Data supplied:
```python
def _load():
    if not LIB_PATH.exists():
        raise RuntimeError(
            f"libdmc.so not found at {LIB_PATH}. Build it with `python -m diffusion_models_collection_amd.build` "
            "(there is no fallback: the diffusion hot path runs only on the gfx950 HIP kernels).")
    lib = ctypes.CDLL(str(LIB_PATH))
    sig = {
        "dmc_version": (_c_int, []),
        "dmc_set_option": (_c_int, [ctypes.c_char_p, _c_long]),
        "dmc_get_option": (_c_long, [ctypes.c_char_p]),
        "dmc_reset_options": (None, [_c_int]),
        "dmc_last_error": (ctypes.c_char_p, []),
        "dmc_conv2d_workspace": (_c_size, [ctypes.POINTER(ConvDesc)]),
        "dmc_conv_halo_prologue": (_c_int, [ctypes.POINTER(ConvDesc)]),
        "dmc_conv2d_fused_epilogue": (_c_int, [ctypes.POINTER(ConvDesc), ctypes.c_size_t]),
        "dmc_conv2d": (_c_int, [ctypes.POINTER(ConvDesc), _c_p, _c_p, _c_p, _c_p, _c_p, _c_p, _c_size, _c_p]),
        "dmc_conv2d_wgrad_workspace": (_c_size, [ctypes.POINTER(ConvDesc)]),
        "dmc_conv2d_wgrad": (_c_int, [ctypes.POINTER(ConvDesc), _c_p, _c_int, _c_p, _c_p, _c_p, _c_p, _c_f, _c_p]),
        "dmc_conv2d_wgrad_partial": (_c_int, [ctypes.POINTER(ConvDesc), _c_p, _c_int, _c_p, _c_p, _c_p, _c_p, _c_f,
                                              ctypes.POINTER(WgradJob), _c_p]),
        "dmc_wgrad_reduce_batch": (_c_int, [ctypes.POINTER(WgradJob), _c_int, _c_p]),
        "dmc_conv2d_wgrad_group_ok": (_c_int, [ctypes.POINTER(ConvDesc), _c_int]),
        "dmc_conv2d_wgrad_group_workspace": (_c_size, [ctypes.POINTER(WgradGroupItem), _c_int,
                                                       ctypes.POINTER(_c_size)]),
        "dmc_conv2d_wgrad_group": (_c_int, [ctypes.POINTER(WgradGroupItem), _c_int, ctypes.POINTER(WgradJob), _c_p]),
        "dmc_wgrad_slab_bytes": (_c_long, [_c_int]),
        "dmc_pack_weight": (_c_int, [_c_int, _c_int, _c_p, _c_int, _c_int, _c_int, _c_int, _c_int, _c_p, _c_p]),
        "dmc_pack_tiles": (_c_int, [ctypes.POINTER(PackJob), _c_int, _c_p, _c_int]),
        "dmc_pack_weights": (_c_int, [_c_p, _c_p, _c_int, _c_p]),
        "dmc_gn_workspace": (_c_size, [_c_int, _c_int, _c_int, _c_int]),
        "dmc_gn_stats": (_c_int, [_c_int, _c_p, _c_p, _c_int, _c_int, _c_int, _c_int, _c_int, _c_int, _c_int, _c_f,
                                  _c_p, _c_p, _c_p, _c_p, _c_p, _c_p, _c_p]),
        "dmc_gn_finalize": (_c_int, [_c_p, _c_int, _c_p, _c_int, _c_int, _c_int, _c_int, _c_f, _c_p, _c_p, _c_p, _c_p,
                                     _c_p, _c_p]),
        "dmc_gn_stats_apply_ok": (_c_int, [_c_int, _c_int, _c_int, _c_int, _c_int, _c_int]),
        "dmc_gn_stats_apply": (_c_int, [_c_int, _c_p, _c_p, _c_int, _c_int, _c_int, _c_int, _c_int, _c_int, _c_int,
                                        _c_f, _c_p, _c_p, _c_p, _c_p, _c_p, _c_int, _c_u32, _c_p, _c_u32, _c_f, _c_p,
                                        _c_int, _c_p]),
# ... 143 lines not shown
```

diffusion_models_collection_amd/csrc/dmc_conv.hip:

```cpp
#include "dmc_conv_impl.h"

namespace {

template <typename T> DMC_DEV void load4(const char* p, size_t idx, float* v, bool f32);
template <typename T>
DMC_DEV void load4(const char* p, size_t idx, float* v, bool f32) {
  if (f32 || sizeof(T) == 4) {
    v4f x = *(const v4f*)(p + idx * 4);
    v[0] = x[0]; v[1] = x[1]; v[2] = x[2]; v[3] = x[3];
  } else {
    v2i x = *(const v2i*)(p + idx * 2);
    v[0] = bf2f((uint32_t)x[0] & 0xffffu); v[1] = bf2f((uint32_t)x[0] >> 16);
    v[2] = bf2f((uint32_t)x[1] & 0xffffu); v[3] = bf2f((uint32_t)x[1] >> 16);
  }
}
template <typename T>
DMC_DEV void store4(char* p, size_t idx, const float* v, bool f32) {
  if (f32 || sizeof(T) == 4) {
    v4f x = {v[0], v[1], v[2], v[3]};
    *(v4f*)(p + idx * 4) = x;
  } else {
    v2i x;
    x[0] = (int)f2bf2(v[0], v[1]);
    x[1] = (int)f2bf2(v[2], v[3]);
// ... 428 lines not shown
template <int AI, int BI, int BM>
DMC_DEV void glds_issue_buf(const ConvK& a, char* base, int c0, unsigned k2, int wave, const unsigned* o1,
                            const unsigned* o2, const unsigned* ob) {
  if (c0 < a.C1) {
    const __amdgpu_buffer_rsrc_t r = __builtin_amdgcn_make_buffer_rsrc((void*)a.x1, (short)0, a.x1_bytes, 0x00020000);
    const unsigned c2 = (unsigned)c0 * 2u;
#pragma unroll
    for (int j = 0; j < AI; ++j)
      __builtin_amdgcn_raw_ptr_buffer_load_lds(r, (LDS_AS void*)(base + (wave * AI + j) * 1024), 16, o1[j] + c2, 0, 0, 0);
  } else {
    const __amdgpu_buffer_rsrc_t r = __builtin_amdgcn_make_buffer_rsrc((void*)a.x2, (short)0, a.x2_bytes, 0x00020000);
    const unsigned c2 = (unsigned)(c0 - a.C1) * 2u;
#pragma unroll
    for (int j = 0; j < AI; ++j)
      __builtin_amdgcn_raw_ptr_buffer_load_lds(r, (LDS_AS void*)(base + (wave * AI + j) * 1024), 16, o2[j] + c2, 0, 0, 0);
  }
  const __amdgpu_buffer_rsrc_t rw = __builtin_amdgcn_make_buffer_rsrc((void*)a.w, (short)0, a.w_bytes, 0x00020000);
#pragma unroll
  for (int j = 0; j < BI; ++j)
    __builtin_amdgcn_raw_ptr_buffer_load_lds(rw, (LDS_AS void*)(base + BM * 128 + (wave * BI + j) * 1024), 16, ob[j] + k2, 0, 0, 0);
}

DMC_DEV void xcd_tile(int NB, int& mb, int& nb) {
  const int total = gridDim.x, bid = blockIdx.x, per = total >> 3;
  const int t = bid < (per << 3) ? (bid & 7) * per + (bid >> 3) : bid;
  mb = t / NB;
  nb = t - mb * NB;
}

__host__ __device__ inline bool reg_epi_ok(const ConvK& a) {
  return a.reg_epi && (a.gst || a.reg_epi >= 2) && a.dtype_bytes == 2 && !a.out_f32 && !a.out_nchw && !a.silu_pre && a.Csplit == a.Cout &&
         a.act == DMC_ACT_NONE && (a.Cout & 127) == 0 && (a.ldy1 & 7) == 0 &&
         (!a.resid || (a.ld_res & 7) == 0) && (a.M & 127) == 0 && (!a.gst || a.OHW % 64 == 0);
}
DMC_DEV void reg_epilogue(const ConvK& a, v4f (&acc)[4][4], int m0, int n0, int wm, int wn) {
  const int lane = threadIdx.x & 63, fr = lane & 15, fh = lane >> 4;
  const bool odd = fh & 1;
  v4i rra[4][2];
  v4f ba[4], eva[4];
  const int img0 = (m0 + wm * 64) / a.OHW;
#pragma unroll
  for (int i = 0; i < 4; ++i) {
    const int co = n0 + wn * 64 + i * 16 + fh * 4;
    const int cc = co - (odd ? 4 : 0);
#pragma unroll
    for (int jp = 0; jp < 2; ++jp) {
      rra[i][jp] = v4i{0, 0, 0, 0};
      if (a.resid) {
// ... 211 lines not shown
      reg_epilogue(a, acc, m0, n0, wm, wn);
      return;
    }
  }
  __syncthreads();
#pragma unroll
  for (int j = 0; j < 4; ++j)
#pragma unroll
    for (int i = 0; i < 4; ++i)
      *(v4f*)(lds + (wm * 64 + j * 16 + fr) * EP + (wn * 64 + i * 16 + fh * 4) * 4) = acc[i][j];
  __syncthreads();
  if (a.sk) {
    const int Cpad = gridDim.y * BN;
    float* slab = a.sk + (size_t)blockIdx.z * a.M * Cpad;
    for (int idx = threadIdx.x; idx < BM * BN / 4; idx += NW * 64) {
      const int pl = idx / (BN / 4), cg = idx - pl * (BN / 4);
      if (m0 + pl < a.M) *(v4f*)(slab + (size_t)(m0 + pl) * Cpad + n0 + cg * 4) = *(const v4f*)(lds + pl * EP + cg * 16);
    }
    return;
  }
  tile_epilogue<T, BM, BN, NW * 64>(a, lds, EP, m0, n0);
}

DMC_DEV void wait_vm_upto40(int n) {
  switch (n < 0 ? 0 : n) {
#define DMC_W(i) case i: __builtin_amdgcn_s_waitcnt(waitcnt_vm(i)); break;
    DMC_W(0) DMC_W(1) DMC_W(2) DMC_W(3) DMC_W(4) DMC_W(5) DMC_W(6) DMC_W(7) DMC_W(8) DMC_W(9) DMC_W(10)
    DMC_W(11) DMC_W(12) DMC_W(13) DMC_W(14) DMC_W(15) DMC_W(16) DMC_W(17) DMC_W(18) DMC_W(19) DMC_W(20)
    DMC_W(21) DMC_W(22) DMC_W(23) DMC_W(24) DMC_W(25) DMC_W(26) DMC_W(27) DMC_W(28) DMC_W(29) DMC_W(30)
    DMC_W(31) DMC_W(32) DMC_W(33) DMC_W(34) DMC_W(35) DMC_W(36) DMC_W(37) DMC_W(38) DMC_W(39)
#undef DMC_W
    default: __builtin_amdgcn_s_waitcnt(waitcnt_vm(40)); break;
  }
}

template <int NS>
__global__ __launch_bounds__(256, NS <= 2 ? 2 : 1) void gemm1x1_persist_kernel(ConvK a, int ntiles, int NB, int tpb) {
  using T = bf16_t;
  constexpr int BM = 128, BN = 128, AI = 4, BI = 4, SB = (BM + BN) * 128;
  __shared__ __attribute__((aligned(16))) char lds[NS * SB + 4096];
  float* const sbias = (float*)(lds + NS * SB);
  const int lane = threadIdx.x & 63;
  const int wave = __builtin_amdgcn_readfirstlane(threadIdx.x >> 6);
  const int wm = wave % 2, wn = wave / 2;
  const int lrow = lane >> 3, lc = (lane & 7) ^ lrow;
  const int fr = lane & 15, fh = lane >> 4;
  const int t_begin = blockIdx.x * tpb, t_end = min(ntiles, t_begin + tpb);
  if (t_begin >= t_end) return;
  const int kst = a.Kc / 64, total = (t_end - t_begin) * kst;
  for (int c = threadIdx.x; c < NB * BN; c += 256) sbias[c] = (a.bias && c < a.Cout) ? a.bias[c] : 0.f;
  __builtin_amdgcn_s_waitcnt(waitcnt_vm(0));

  unsigned o1[AI], o2[AI], ob[BI];
  int it_tile = -1;
  auto issue = [&](int S) {
    const int ti = t_begin + S / kst, k = S - (S / kst) * kst;
    if (ti != it_tile) {
      it_tile = ti;
      const int mb = ti / NB, nb = ti - mb * NB;
#pragma unroll
      for (int j = 0; j < AI; ++j) {
        const unsigned pix = (unsigned)(mb * BM + (wave * AI + j) * 8 + lrow);
        o1[j] = (pix * a.ld1 + lc * 8) * 2u;
        o2[j] = (pix * a.ld2 + lc * 8) * 2u;
      }
#pragma unroll
      for (int j = 0; j < BI; ++j) {
        const unsigned co = (unsigned)(nb * BN + (wave * BI + j) * 8 + lrow);
        ob[j] = (co * a.Kc + lc * 8) * 2u;
      }
    }
    glds_issue_buf<AI, BI, BM>(a, lds + (S % NS) * SB, k * 64, (unsigned)k * 128u, wave, o1, o2, ob);
  };
  int nvm = 0;
  int pos[NS];
#pragma unroll
  for (int q = 0; q < NS; ++q) pos[q] = 0;
  for (int q = 0; q < NS - 1 && q < total; ++q) {
    issue(q);
    nvm += AI + BI;
    pos[q] = nvm;
  }
  v4f acc[4][4];
#pragma unroll
  for (int i = 0; i < 4; ++i)
#pragma unroll
    for (int j = 0; j < 4; ++j) acc[i][j] = v4f{0.f, 0.f, 0.f, 0.f};
  for (int s = 0; s < total; ++s) {
    int mine = 0;
#pragma unroll
    for (int q = 0; q < NS; ++q)
      if (q == s % NS) mine = pos[q];
    wait_vm_upto40(nvm - mine);
    asm volatile("" ::: "memory");
    __builtin_amdgcn_sched_barrier(0);
    __builtin_amdgcn_s_barrier();
    __builtin_amdgcn_sched_barrier(0);
    asm volatile("" ::: "memory");
    v2i rres[4][4];
    const bool last = (s + 1) % kst == 0;
    if (a.resid && last) {
      const int t = t_begin + s / kst, mb = t / NB, nb = t - mb * NB;
#pragma unroll
      for (int i = 0; i < 4; ++i)
#pragma unroll
        for (int j = 0; j < 4; ++j) {
          const int co = nb * BN + wn * 64 + i * 16 + fh * 4, px = mb * BM + wm * 64 + j * 16 + fr;
          rres[i][j] = *(const v2i*)(a.resid + ((size_t)px * a.ld_res + co) * 2);
        }
      nvm += 16;
      asm volatile("" ::: "memory");
    }
    if (s + NS - 1 < total) {
      issue(s + NS - 1);
      nvm += AI + BI;
#pragma unroll
// ... 42 lines not shown
      for (int i = 0; i < 4; ++i) {
        const int co = n0 + wn * 64 + i * 16 + fh * 4;
        const v4f bv = *(const v4f*)(sbias + co);
#pragma unroll
        for (int j = 0; j < 4; ++j) {
          const int px = m0 + wm * 64 + j * 16 + fr;
          v4f v = acc[i][j] + bv;
          if (a.resid) {
            const v2i r = rres[i][j];
            v[0] += bf2f((uint32_t)r[0] & 0xffffu); v[1] += bf2f((uint32_t)r[0] >> 16);
            v[2] += bf2f((uint32_t)r[1] & 0xffffu); v[3] += bf2f((uint32_t)r[1] >> 16);
          }
          v2i o;
          o[0] = (int)f2bf2(v[0], v[1]);
          o[1] = (int)f2bf2(v[2], v[3]);
          *(v2i*)(ybase + ((size_t)px * ldy + co - cbase) * 2) = o;
          acc[i][j] = v4f{0.f, 0.f, 0.f, 0.f};
        }
      }
      nvm += 16;
      asm volatile("" ::: "memory");
      __builtin_amdgcn_sched_barrier(0);
    }
  }
}



template <int HP>
DMC_DEV void halo_issue(const ConvK& a, char* buf, int c0, int wave, int pb, int pe, const unsigned* h1,
                        const unsigned* h2) {
  const bool first = c0 < a.C1;
  const __amdgpu_buffer_rsrc_t r = __builtin_amdgcn_make_buffer_rsrc(
      first ? (void*)a.x1 : (void*)a.x2, (short)0, first ? a.x1_bytes : a.x2_bytes, 0x00020000);
  const unsigned c2 = (unsigned)(first ? c0 : c0 - a.C1) * 2u;
#pragma unroll
  for (int p = 0; p < HP; ++p)
    if (p >= pb && p < pe)
      __builtin_amdgcn_raw_ptr_buffer_load_lds(r, (LDS_AS void*)(buf + (wave * HP + p) * 1024), 16,
                                               (first ? h1[p] : h2[p]) + c2, 0, 0, 0);
}

DMC_DEV void halo_pro_load(const ConvK& a, int n, int c0, v4f* st) {
  const int lane = threadIdx.x & 63, lrow = lane >> 3, lc = (lane & 7) ^ lrow;
  const float* sc = a.psc + (size_t)n * a.ldp + c0 + lc * 8;
  const float* sh = a.psh + (size_t)n * a.ldp + c0 + lc * 8;
// ... 1153 lines not shown

bool epi_stats_ok(const ConvK& k, const void* ws, size_t ws_bytes) {
  if (k.dtype_bytes != 2 || k.out_f32 || k.out_nchw || k.silu_pre || k.Csplit != k.Cout || k.Cout % 128 ||
      k.M % 256 || k.OHW % 64 || ((k.Cout | k.ldy1 | k.ld_res) & 7))
    return false;
  if (!dmc::opt(dmc::OPT_NO_NARROW) && ((k.C2 == 0 && k.C1 <= 8 && k.Cout >= 16) || k.Cout <= 8)) {
    int R, nimg;
    return nin_plan(k, &R, &nimg) != 0;
  }
  if (dmc::opt(dmc::OPT_NO_GLDS) || dmc::opt(dmc::OPT_NO_EPI_STATS))
    return false;
  if (img_plan(k))
    return k.OH == 8 && k.act == DMC_ACT_NONE;
  if (k.prologue == DMC_PRO_AFFINE_SILU) {
    int R, nimg;
    return halo2_pro_plan(k, &R, &nimg) != 0;
  }
  if (k.prologue != DMC_PRO_NONE) return false;
  const FwdPlan p = plan_glds(k);
  return p.splits == 1 || ws == nullptr || ws_bytes < p.ws || dmc::opt(dmc::OPT_NO_SPLITK);
}


int gemm1x1_plan(const ConvK& k) {
  if (!dmc::opt(dmc::OPT_GEMM1X1) || k.dtype_bytes != 2 || k.ntaps != 1 || k.stride != 1 || k.mode != DMC_MODE_NORMAL ||
      k.tdy0 || k.tdx0 || k.H != k.OH || k.W != k.OW || k.prologue != DMC_PRO_NONE)
    return 0;
  if (k.C1 % 64 || k.C2 % 64 || k.Kc != k.C1 + k.C2 || k.x1_bytes == 0 || (k.C2 && k.x2_bytes == 0) || k.w_bytes == 0)
    return 0;
  if (k.addvec || (k.resid && (k.ld_res & 3)) || k.silu_pre || k.gst || k.gsk ||
      k.act != DMC_ACT_NONE || k.sk || k.out_f32 || k.out_nchw || (k.ldy1 & 3) || k.M % 128 ||
      k.Cout % 128 || k.Cout > 1024)
    return 0;
  if (k.Csplit != k.Cout && (k.Csplit % 128 || (k.ldy2 & 3) || !k.y2 || k.resid)) return 0;
  const long ntiles = (long)(k.M / 128) * (k.Cout / 128);
  if (ntiles < 128) return 0;
  const long blocks = 512;
  return (int)((ntiles + blocks - 1) / blocks);
}
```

Your task: Look over the listing and say how many lines hold the string "nimg". Nothing but the number is needed.

Solution: 4